→ **GIVEN RECORDS**

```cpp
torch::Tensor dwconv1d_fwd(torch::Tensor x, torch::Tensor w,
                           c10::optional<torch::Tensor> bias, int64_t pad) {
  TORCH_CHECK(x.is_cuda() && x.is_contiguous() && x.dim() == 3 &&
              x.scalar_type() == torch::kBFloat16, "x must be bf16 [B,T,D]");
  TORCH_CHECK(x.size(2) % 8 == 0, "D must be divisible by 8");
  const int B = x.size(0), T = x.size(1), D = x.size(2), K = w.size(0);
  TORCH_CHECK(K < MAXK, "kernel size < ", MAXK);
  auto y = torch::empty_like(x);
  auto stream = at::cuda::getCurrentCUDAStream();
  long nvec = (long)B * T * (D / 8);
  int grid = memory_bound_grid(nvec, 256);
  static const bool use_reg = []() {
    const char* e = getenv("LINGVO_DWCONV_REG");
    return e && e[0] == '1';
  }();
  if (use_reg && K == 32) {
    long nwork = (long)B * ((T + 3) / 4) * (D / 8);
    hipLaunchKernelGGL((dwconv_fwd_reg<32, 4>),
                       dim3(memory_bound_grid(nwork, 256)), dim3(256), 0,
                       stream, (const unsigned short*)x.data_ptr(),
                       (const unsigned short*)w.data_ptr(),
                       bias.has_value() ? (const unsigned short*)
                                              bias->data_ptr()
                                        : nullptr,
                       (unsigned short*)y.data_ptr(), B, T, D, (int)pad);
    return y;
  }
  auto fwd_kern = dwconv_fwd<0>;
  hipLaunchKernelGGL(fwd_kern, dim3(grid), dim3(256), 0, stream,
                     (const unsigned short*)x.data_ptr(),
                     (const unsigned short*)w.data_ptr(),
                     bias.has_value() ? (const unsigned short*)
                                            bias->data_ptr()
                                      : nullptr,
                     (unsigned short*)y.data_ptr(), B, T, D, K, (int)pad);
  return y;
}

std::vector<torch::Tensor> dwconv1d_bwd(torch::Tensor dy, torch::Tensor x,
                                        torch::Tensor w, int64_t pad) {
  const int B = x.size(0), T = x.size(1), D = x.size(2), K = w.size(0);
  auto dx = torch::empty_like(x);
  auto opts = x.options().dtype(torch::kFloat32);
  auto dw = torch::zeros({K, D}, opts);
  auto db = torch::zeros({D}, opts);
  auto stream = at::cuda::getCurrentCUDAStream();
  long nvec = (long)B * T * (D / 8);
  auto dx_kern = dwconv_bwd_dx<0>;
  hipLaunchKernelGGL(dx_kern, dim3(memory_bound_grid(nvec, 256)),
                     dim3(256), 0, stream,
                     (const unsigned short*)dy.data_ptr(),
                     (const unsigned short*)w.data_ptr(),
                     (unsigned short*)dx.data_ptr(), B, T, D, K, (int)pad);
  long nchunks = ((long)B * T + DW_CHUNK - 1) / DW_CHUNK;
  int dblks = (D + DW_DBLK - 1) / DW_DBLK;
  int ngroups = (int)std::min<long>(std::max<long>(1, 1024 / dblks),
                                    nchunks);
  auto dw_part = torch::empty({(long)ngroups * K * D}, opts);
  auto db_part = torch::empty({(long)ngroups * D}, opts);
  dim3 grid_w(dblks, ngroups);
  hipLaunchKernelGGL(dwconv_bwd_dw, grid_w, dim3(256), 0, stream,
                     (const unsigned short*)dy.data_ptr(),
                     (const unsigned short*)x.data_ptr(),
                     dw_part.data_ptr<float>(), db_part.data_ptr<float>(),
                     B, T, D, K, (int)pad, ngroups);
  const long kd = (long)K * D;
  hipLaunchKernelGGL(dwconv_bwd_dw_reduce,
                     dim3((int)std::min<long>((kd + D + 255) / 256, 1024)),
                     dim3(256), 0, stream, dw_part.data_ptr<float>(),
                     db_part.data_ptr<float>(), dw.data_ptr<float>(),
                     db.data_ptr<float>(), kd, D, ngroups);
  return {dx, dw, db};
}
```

--

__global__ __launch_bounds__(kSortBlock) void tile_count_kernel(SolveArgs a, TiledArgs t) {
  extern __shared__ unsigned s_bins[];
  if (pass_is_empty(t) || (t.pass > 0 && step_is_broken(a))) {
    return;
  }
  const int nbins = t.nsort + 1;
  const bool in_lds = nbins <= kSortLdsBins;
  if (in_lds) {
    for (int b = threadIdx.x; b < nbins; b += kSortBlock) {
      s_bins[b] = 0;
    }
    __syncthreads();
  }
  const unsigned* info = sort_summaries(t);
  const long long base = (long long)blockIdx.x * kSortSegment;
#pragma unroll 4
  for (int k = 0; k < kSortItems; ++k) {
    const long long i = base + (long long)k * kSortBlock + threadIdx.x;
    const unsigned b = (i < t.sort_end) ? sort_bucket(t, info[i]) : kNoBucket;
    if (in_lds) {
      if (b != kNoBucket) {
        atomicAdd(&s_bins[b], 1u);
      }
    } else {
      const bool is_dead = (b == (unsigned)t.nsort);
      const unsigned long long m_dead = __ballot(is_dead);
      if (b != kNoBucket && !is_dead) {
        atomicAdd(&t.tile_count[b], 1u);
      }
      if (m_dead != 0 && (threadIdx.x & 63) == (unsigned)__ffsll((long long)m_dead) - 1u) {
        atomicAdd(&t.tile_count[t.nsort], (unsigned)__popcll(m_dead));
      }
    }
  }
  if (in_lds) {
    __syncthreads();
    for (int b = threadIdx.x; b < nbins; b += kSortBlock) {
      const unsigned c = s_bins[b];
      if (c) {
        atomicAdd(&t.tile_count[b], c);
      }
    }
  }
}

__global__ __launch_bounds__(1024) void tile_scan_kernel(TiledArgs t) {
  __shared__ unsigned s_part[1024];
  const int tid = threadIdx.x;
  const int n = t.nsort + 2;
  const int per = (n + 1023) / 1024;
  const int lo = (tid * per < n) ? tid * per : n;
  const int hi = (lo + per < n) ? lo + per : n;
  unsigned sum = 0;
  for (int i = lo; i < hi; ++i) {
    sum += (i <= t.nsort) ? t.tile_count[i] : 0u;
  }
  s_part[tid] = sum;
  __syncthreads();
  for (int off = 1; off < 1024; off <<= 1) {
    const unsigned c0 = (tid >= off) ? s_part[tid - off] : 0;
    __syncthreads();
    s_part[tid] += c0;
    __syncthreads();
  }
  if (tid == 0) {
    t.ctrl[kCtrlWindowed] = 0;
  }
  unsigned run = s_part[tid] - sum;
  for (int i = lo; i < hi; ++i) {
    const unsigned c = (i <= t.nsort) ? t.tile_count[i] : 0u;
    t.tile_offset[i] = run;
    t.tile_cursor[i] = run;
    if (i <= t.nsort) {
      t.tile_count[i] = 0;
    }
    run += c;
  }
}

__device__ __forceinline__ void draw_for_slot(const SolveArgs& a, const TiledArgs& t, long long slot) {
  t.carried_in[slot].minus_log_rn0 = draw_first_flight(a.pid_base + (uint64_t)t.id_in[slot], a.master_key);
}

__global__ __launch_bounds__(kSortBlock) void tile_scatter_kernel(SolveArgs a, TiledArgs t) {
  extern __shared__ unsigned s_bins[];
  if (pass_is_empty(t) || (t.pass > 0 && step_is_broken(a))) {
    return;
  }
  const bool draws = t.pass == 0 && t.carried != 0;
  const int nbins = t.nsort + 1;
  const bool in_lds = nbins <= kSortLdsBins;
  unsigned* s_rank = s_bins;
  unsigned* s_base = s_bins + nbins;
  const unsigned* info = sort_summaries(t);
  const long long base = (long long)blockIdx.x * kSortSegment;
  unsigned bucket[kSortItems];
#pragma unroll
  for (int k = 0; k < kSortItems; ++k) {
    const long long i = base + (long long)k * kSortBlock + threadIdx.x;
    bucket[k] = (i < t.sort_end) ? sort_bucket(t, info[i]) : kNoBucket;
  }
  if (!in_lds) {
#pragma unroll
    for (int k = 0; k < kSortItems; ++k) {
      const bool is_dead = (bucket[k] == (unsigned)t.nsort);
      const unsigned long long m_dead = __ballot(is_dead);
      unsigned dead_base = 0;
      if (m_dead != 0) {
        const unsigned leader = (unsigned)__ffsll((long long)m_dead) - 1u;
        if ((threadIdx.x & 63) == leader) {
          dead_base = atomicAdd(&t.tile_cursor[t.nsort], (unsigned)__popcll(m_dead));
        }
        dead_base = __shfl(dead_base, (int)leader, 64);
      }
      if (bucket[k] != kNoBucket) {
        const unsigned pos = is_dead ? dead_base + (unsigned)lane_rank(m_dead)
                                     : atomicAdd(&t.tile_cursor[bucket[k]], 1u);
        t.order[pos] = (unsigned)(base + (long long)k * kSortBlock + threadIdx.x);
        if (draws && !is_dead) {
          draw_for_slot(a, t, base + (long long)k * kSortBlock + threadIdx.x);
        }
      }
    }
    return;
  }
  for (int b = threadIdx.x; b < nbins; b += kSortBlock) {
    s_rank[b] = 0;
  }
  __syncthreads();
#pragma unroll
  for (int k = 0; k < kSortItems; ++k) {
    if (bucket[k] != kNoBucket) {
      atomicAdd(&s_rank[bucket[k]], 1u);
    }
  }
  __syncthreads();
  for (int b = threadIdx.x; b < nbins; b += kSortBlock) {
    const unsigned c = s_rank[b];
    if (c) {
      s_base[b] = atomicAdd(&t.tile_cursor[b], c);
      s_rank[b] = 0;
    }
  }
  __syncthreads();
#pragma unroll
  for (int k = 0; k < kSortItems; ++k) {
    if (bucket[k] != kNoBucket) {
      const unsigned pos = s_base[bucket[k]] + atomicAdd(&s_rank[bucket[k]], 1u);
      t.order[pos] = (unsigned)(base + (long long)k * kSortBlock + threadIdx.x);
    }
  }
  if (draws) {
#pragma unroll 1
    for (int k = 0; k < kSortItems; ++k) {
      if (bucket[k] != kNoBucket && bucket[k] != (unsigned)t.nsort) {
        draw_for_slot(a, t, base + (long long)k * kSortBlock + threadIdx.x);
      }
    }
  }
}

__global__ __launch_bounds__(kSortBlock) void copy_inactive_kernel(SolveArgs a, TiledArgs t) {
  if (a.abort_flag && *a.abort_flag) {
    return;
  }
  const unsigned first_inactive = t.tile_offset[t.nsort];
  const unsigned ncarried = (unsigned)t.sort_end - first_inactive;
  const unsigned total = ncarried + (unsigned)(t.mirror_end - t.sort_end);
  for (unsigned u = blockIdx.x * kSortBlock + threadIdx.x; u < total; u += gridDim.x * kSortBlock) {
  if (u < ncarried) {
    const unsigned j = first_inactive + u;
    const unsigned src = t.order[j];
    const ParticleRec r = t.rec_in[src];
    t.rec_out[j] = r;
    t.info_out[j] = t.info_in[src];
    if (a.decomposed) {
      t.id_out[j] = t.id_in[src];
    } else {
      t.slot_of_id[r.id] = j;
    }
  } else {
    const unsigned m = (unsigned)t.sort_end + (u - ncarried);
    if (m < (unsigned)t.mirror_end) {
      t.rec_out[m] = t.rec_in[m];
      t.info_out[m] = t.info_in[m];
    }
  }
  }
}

---

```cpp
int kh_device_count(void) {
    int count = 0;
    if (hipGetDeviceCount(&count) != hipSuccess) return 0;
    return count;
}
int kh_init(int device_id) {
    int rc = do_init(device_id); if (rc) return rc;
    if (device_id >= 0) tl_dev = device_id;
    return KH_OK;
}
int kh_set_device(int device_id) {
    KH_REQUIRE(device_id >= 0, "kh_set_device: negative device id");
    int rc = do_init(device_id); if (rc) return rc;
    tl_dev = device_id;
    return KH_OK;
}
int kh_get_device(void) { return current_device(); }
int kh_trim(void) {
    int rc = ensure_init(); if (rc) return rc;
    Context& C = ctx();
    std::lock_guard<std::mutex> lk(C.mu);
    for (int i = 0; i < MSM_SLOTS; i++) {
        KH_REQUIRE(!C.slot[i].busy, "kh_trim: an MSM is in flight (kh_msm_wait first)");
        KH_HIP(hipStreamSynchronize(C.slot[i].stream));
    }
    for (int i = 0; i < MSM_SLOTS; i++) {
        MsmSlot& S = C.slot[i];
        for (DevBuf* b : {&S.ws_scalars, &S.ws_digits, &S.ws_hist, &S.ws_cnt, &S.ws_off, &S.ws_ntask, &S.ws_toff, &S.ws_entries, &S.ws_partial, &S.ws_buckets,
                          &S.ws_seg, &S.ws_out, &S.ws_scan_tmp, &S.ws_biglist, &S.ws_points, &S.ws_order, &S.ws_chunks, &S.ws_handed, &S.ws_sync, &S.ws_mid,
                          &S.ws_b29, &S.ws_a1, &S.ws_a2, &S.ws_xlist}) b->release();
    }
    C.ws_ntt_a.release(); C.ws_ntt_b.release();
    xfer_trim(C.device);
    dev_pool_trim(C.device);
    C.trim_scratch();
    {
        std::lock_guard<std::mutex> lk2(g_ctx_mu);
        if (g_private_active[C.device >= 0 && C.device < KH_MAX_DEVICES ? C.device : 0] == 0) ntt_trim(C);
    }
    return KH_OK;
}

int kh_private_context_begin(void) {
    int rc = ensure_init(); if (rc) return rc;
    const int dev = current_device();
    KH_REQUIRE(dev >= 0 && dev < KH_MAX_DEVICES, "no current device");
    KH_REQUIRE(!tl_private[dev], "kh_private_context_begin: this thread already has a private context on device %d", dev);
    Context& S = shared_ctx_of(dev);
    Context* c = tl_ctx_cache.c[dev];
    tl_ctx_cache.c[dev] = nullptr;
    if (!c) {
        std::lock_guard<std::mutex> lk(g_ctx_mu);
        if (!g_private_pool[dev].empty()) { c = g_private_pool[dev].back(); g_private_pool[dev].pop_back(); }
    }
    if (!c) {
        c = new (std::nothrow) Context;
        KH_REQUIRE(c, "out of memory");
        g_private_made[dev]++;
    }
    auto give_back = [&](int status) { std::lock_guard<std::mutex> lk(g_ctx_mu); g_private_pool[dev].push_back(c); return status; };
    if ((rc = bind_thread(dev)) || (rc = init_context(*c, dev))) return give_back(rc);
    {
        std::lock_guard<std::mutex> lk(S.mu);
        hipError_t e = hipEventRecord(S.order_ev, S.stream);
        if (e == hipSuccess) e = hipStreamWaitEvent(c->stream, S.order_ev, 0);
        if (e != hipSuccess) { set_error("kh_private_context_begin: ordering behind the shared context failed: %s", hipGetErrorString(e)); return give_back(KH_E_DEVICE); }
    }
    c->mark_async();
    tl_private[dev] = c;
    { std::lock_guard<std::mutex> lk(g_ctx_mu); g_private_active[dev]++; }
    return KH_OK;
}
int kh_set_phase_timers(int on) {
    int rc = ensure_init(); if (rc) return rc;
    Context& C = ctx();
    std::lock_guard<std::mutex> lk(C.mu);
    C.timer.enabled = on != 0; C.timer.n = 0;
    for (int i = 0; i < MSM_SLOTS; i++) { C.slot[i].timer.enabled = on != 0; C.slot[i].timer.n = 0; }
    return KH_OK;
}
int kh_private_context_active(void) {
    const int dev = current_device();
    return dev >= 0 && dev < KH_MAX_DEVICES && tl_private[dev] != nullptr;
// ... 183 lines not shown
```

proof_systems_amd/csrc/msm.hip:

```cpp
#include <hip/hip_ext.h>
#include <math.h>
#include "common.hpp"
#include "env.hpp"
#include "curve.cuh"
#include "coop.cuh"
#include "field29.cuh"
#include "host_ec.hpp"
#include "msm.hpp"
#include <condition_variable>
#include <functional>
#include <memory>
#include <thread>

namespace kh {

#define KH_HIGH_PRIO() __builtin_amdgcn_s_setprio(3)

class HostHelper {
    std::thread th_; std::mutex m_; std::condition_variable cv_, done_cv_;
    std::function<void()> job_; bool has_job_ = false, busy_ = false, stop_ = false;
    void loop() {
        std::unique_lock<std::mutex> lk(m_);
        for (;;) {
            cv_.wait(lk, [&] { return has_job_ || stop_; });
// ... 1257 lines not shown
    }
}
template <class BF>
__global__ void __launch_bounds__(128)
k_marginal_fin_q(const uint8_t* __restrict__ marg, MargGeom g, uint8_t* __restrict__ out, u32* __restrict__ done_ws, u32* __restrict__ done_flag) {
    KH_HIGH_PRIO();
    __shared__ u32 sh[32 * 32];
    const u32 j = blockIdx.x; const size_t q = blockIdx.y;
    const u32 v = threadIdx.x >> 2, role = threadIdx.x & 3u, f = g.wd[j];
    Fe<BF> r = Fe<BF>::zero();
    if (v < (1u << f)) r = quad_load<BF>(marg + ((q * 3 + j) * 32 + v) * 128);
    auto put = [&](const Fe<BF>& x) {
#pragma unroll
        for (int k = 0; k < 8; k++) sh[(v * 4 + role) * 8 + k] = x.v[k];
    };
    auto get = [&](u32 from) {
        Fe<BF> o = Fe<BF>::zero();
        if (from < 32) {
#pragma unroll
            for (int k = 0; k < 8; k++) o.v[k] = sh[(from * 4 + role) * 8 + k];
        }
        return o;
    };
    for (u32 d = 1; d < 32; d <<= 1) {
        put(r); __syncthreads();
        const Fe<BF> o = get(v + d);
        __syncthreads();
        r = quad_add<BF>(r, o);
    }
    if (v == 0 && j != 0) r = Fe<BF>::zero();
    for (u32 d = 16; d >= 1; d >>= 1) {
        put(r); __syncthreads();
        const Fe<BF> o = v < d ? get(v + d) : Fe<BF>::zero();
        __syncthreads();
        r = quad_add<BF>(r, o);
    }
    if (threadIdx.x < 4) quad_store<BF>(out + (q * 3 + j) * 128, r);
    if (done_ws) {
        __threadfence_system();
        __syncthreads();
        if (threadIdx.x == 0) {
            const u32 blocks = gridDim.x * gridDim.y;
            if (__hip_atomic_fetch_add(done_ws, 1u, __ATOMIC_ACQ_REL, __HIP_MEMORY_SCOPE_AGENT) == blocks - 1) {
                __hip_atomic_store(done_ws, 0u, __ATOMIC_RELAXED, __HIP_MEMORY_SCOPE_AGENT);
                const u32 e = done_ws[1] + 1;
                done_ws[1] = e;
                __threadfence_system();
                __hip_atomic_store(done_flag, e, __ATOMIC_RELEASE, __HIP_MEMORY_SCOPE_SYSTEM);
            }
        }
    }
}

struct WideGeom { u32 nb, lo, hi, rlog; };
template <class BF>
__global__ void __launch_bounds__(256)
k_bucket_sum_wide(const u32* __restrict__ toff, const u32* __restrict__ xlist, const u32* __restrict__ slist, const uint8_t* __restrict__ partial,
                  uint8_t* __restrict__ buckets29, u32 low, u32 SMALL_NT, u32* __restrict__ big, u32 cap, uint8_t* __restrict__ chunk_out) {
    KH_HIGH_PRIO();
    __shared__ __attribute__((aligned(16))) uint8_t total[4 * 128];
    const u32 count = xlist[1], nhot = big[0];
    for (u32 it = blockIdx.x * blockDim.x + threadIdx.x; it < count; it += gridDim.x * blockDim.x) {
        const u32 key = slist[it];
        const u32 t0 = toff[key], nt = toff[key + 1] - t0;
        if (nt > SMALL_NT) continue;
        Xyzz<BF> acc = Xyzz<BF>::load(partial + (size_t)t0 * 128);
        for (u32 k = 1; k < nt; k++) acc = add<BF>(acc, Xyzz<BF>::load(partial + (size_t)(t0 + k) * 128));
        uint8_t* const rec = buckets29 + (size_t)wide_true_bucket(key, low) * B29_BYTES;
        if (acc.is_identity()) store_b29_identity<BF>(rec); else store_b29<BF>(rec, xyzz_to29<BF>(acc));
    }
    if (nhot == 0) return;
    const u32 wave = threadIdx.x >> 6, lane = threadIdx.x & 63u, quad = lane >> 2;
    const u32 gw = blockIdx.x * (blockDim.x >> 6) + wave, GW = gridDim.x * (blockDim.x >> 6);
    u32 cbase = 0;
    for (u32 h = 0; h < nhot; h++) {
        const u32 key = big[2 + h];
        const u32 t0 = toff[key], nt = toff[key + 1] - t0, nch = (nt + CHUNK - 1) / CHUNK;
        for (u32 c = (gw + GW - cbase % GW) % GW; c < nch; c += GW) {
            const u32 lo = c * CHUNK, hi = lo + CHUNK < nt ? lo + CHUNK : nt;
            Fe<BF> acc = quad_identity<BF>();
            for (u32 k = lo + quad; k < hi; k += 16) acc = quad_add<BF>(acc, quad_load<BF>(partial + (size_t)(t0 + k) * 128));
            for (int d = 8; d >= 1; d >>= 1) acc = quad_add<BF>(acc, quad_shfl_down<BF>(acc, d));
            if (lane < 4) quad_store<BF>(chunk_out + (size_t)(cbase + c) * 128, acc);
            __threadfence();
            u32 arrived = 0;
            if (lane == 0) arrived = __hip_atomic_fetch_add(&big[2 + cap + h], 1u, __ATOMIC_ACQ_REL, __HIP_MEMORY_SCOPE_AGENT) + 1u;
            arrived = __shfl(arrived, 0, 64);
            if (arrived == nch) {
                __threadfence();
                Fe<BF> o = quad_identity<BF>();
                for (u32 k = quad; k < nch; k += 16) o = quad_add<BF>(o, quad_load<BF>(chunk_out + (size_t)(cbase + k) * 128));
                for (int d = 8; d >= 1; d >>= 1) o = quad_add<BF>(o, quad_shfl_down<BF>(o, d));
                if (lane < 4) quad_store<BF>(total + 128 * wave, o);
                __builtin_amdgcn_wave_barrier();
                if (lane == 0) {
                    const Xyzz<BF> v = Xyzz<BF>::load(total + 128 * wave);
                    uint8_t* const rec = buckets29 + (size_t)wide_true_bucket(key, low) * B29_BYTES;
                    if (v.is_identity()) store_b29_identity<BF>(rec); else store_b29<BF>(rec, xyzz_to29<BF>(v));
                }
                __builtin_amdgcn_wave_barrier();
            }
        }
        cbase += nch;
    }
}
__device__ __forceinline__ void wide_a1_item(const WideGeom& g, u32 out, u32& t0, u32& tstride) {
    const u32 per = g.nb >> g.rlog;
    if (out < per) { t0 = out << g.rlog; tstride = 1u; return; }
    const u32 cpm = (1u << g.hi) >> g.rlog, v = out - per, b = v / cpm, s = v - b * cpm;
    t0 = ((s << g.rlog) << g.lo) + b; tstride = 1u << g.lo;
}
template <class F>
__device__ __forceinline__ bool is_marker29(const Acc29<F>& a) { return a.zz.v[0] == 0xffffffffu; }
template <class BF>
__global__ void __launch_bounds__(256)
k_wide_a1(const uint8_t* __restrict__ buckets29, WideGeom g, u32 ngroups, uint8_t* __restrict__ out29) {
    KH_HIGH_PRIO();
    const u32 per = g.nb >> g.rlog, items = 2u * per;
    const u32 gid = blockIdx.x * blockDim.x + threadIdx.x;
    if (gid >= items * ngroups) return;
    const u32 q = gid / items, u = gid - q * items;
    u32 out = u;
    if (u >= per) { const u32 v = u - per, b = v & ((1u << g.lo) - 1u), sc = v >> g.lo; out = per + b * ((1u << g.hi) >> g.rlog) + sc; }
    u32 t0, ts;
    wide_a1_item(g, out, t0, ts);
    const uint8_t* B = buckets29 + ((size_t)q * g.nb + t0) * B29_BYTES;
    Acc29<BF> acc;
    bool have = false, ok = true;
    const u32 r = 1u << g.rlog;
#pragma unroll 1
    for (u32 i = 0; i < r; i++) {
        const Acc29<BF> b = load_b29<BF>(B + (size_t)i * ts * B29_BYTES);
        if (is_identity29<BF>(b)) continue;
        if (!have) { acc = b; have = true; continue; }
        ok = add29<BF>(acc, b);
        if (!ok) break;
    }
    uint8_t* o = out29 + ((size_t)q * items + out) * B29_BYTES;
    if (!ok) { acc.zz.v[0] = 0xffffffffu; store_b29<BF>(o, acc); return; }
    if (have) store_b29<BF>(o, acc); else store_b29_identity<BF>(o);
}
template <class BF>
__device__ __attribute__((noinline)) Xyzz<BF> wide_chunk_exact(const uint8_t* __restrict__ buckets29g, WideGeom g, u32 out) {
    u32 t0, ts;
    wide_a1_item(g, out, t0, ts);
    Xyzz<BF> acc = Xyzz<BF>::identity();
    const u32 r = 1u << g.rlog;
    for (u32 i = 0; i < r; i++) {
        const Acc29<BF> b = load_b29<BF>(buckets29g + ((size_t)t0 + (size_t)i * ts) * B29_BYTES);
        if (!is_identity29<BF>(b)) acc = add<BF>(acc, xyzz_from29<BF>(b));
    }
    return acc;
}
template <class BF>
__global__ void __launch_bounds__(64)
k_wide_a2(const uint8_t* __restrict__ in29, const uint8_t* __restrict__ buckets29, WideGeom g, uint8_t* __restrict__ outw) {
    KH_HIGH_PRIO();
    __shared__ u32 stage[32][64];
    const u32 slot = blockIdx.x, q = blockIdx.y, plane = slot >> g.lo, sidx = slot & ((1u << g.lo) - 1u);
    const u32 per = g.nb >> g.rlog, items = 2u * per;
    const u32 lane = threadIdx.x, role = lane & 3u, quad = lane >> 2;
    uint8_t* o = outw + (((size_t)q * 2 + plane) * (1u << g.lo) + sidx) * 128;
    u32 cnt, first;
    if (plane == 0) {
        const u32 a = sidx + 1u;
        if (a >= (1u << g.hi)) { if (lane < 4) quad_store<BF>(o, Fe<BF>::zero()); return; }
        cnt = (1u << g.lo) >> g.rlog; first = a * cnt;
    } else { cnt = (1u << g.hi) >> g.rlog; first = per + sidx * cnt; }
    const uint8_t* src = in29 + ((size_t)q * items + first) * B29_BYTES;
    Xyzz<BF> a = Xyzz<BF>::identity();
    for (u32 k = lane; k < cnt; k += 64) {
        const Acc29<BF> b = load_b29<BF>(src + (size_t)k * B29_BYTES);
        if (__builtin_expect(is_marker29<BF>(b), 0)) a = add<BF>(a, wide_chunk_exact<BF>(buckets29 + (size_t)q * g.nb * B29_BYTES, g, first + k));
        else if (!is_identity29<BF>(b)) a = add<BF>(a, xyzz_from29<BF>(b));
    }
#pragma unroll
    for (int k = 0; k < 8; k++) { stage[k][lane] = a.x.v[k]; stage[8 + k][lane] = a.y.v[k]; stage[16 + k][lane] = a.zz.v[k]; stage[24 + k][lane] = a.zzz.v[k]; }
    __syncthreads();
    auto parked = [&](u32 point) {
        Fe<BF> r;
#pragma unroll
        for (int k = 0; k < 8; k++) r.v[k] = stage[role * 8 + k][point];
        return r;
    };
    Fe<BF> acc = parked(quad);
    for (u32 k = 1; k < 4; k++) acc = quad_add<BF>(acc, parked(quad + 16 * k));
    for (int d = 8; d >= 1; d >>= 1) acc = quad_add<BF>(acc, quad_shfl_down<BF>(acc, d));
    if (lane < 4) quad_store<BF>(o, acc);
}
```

→ **PROMPT**
Your answer should be one number: how many lines of the records hold "slist".

→ **EXPECTED ANSWER**
2